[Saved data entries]
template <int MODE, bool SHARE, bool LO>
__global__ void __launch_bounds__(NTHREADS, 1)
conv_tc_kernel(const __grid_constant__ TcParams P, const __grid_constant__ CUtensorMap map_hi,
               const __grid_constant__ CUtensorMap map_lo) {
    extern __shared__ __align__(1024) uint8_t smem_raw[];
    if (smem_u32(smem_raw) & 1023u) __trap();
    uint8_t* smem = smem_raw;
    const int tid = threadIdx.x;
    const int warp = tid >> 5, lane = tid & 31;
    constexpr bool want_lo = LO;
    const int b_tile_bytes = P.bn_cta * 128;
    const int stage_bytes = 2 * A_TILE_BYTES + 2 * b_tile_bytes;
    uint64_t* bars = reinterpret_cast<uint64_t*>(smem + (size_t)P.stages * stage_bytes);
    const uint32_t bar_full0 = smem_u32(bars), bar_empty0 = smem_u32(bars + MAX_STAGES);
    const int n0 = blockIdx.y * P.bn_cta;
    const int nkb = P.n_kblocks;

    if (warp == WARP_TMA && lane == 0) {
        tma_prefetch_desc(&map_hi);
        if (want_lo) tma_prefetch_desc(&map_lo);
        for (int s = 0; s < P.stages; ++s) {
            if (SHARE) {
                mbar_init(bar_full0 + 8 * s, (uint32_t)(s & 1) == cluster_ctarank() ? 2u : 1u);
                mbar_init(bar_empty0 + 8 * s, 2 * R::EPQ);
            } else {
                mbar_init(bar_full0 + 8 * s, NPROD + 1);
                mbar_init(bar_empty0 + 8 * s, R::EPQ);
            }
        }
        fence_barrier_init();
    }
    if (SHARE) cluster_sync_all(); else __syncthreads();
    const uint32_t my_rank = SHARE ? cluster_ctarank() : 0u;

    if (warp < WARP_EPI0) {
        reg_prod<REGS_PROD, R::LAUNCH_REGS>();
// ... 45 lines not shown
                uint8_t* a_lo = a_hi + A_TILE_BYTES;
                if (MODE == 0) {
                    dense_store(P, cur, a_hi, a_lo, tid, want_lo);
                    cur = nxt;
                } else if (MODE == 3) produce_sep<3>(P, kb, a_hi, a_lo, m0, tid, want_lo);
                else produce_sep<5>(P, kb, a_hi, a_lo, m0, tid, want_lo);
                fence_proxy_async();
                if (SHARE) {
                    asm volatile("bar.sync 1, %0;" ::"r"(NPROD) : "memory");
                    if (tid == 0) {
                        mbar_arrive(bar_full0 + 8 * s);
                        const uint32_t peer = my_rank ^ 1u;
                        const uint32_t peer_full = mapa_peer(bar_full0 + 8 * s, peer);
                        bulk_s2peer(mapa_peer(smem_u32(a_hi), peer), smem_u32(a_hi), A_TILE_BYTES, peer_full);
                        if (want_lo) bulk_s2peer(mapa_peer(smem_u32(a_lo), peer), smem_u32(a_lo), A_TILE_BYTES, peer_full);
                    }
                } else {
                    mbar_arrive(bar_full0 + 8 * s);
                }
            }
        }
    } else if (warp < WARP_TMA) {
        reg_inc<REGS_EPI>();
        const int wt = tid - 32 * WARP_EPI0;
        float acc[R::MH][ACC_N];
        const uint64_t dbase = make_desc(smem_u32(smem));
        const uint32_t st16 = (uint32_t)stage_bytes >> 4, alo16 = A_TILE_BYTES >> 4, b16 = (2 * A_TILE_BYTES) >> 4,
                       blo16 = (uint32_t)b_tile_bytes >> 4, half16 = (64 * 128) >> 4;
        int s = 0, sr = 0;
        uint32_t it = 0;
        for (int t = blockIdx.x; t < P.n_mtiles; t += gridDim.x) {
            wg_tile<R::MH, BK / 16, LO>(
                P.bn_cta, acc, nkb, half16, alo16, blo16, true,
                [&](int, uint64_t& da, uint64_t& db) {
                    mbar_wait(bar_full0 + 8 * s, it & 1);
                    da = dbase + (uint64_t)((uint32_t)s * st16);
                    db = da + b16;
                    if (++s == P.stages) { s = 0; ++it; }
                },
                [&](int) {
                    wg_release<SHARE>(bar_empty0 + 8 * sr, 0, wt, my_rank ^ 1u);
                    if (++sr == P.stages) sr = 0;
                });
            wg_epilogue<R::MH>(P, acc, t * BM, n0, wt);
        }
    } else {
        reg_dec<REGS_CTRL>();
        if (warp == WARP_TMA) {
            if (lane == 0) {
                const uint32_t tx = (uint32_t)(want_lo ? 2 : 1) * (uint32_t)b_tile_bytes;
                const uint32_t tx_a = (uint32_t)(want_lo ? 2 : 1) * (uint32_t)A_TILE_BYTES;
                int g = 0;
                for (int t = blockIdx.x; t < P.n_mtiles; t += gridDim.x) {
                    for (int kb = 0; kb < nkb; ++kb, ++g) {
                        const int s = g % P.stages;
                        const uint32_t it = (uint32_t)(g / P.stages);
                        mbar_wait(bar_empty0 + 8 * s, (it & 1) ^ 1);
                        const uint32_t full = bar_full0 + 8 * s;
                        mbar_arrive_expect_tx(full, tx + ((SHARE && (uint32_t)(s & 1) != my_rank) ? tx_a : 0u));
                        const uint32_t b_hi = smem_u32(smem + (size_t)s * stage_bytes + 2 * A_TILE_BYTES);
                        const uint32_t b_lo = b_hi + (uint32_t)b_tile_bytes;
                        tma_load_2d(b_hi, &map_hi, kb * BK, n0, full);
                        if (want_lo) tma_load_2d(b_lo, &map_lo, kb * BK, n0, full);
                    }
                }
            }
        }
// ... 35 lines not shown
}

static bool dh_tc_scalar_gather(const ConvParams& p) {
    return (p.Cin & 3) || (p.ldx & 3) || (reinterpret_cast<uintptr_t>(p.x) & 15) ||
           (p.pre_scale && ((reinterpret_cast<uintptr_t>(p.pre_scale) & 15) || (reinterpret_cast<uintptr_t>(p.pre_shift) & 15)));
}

- ACTIVITY -
Above are some lines. Repeat exactly, and only, those from the line that has "uint8_t* a_lo = a_hi" through the line that has "smem_u32(a_hi), A_TILE_BYTES, peer_full);".

- ANSWER FOR THE TASK -
                uint8_t* a_lo = a_hi + A_TILE_BYTES;
                if (MODE == 0) {
                    dense_store(P, cur, a_hi, a_lo, tid, want_lo);
                    cur = nxt;
                } else if (MODE == 3) produce_sep<3>(P, kb, a_hi, a_lo, m0, tid, want_lo);
                else produce_sep<5>(P, kb, a_hi, a_lo, m0, tid, want_lo);
                fence_proxy_async();
                if (SHARE) {
                    asm volatile("bar.sync 1, %0;" ::"r"(NPROD) : "memory");
                    if (tid == 0) {
                        mbar_arrive(bar_full0 + 8 * s);
                        const uint32_t peer = my_rank ^ 1u;
                        const uint32_t peer_full = mapa_peer(bar_full0 + 8 * s, peer);
                        bulk_s2peer(mapa_peer(smem_u32(a_hi), peer), smem_u32(a_hi), A_TILE_BYTES, peer_full);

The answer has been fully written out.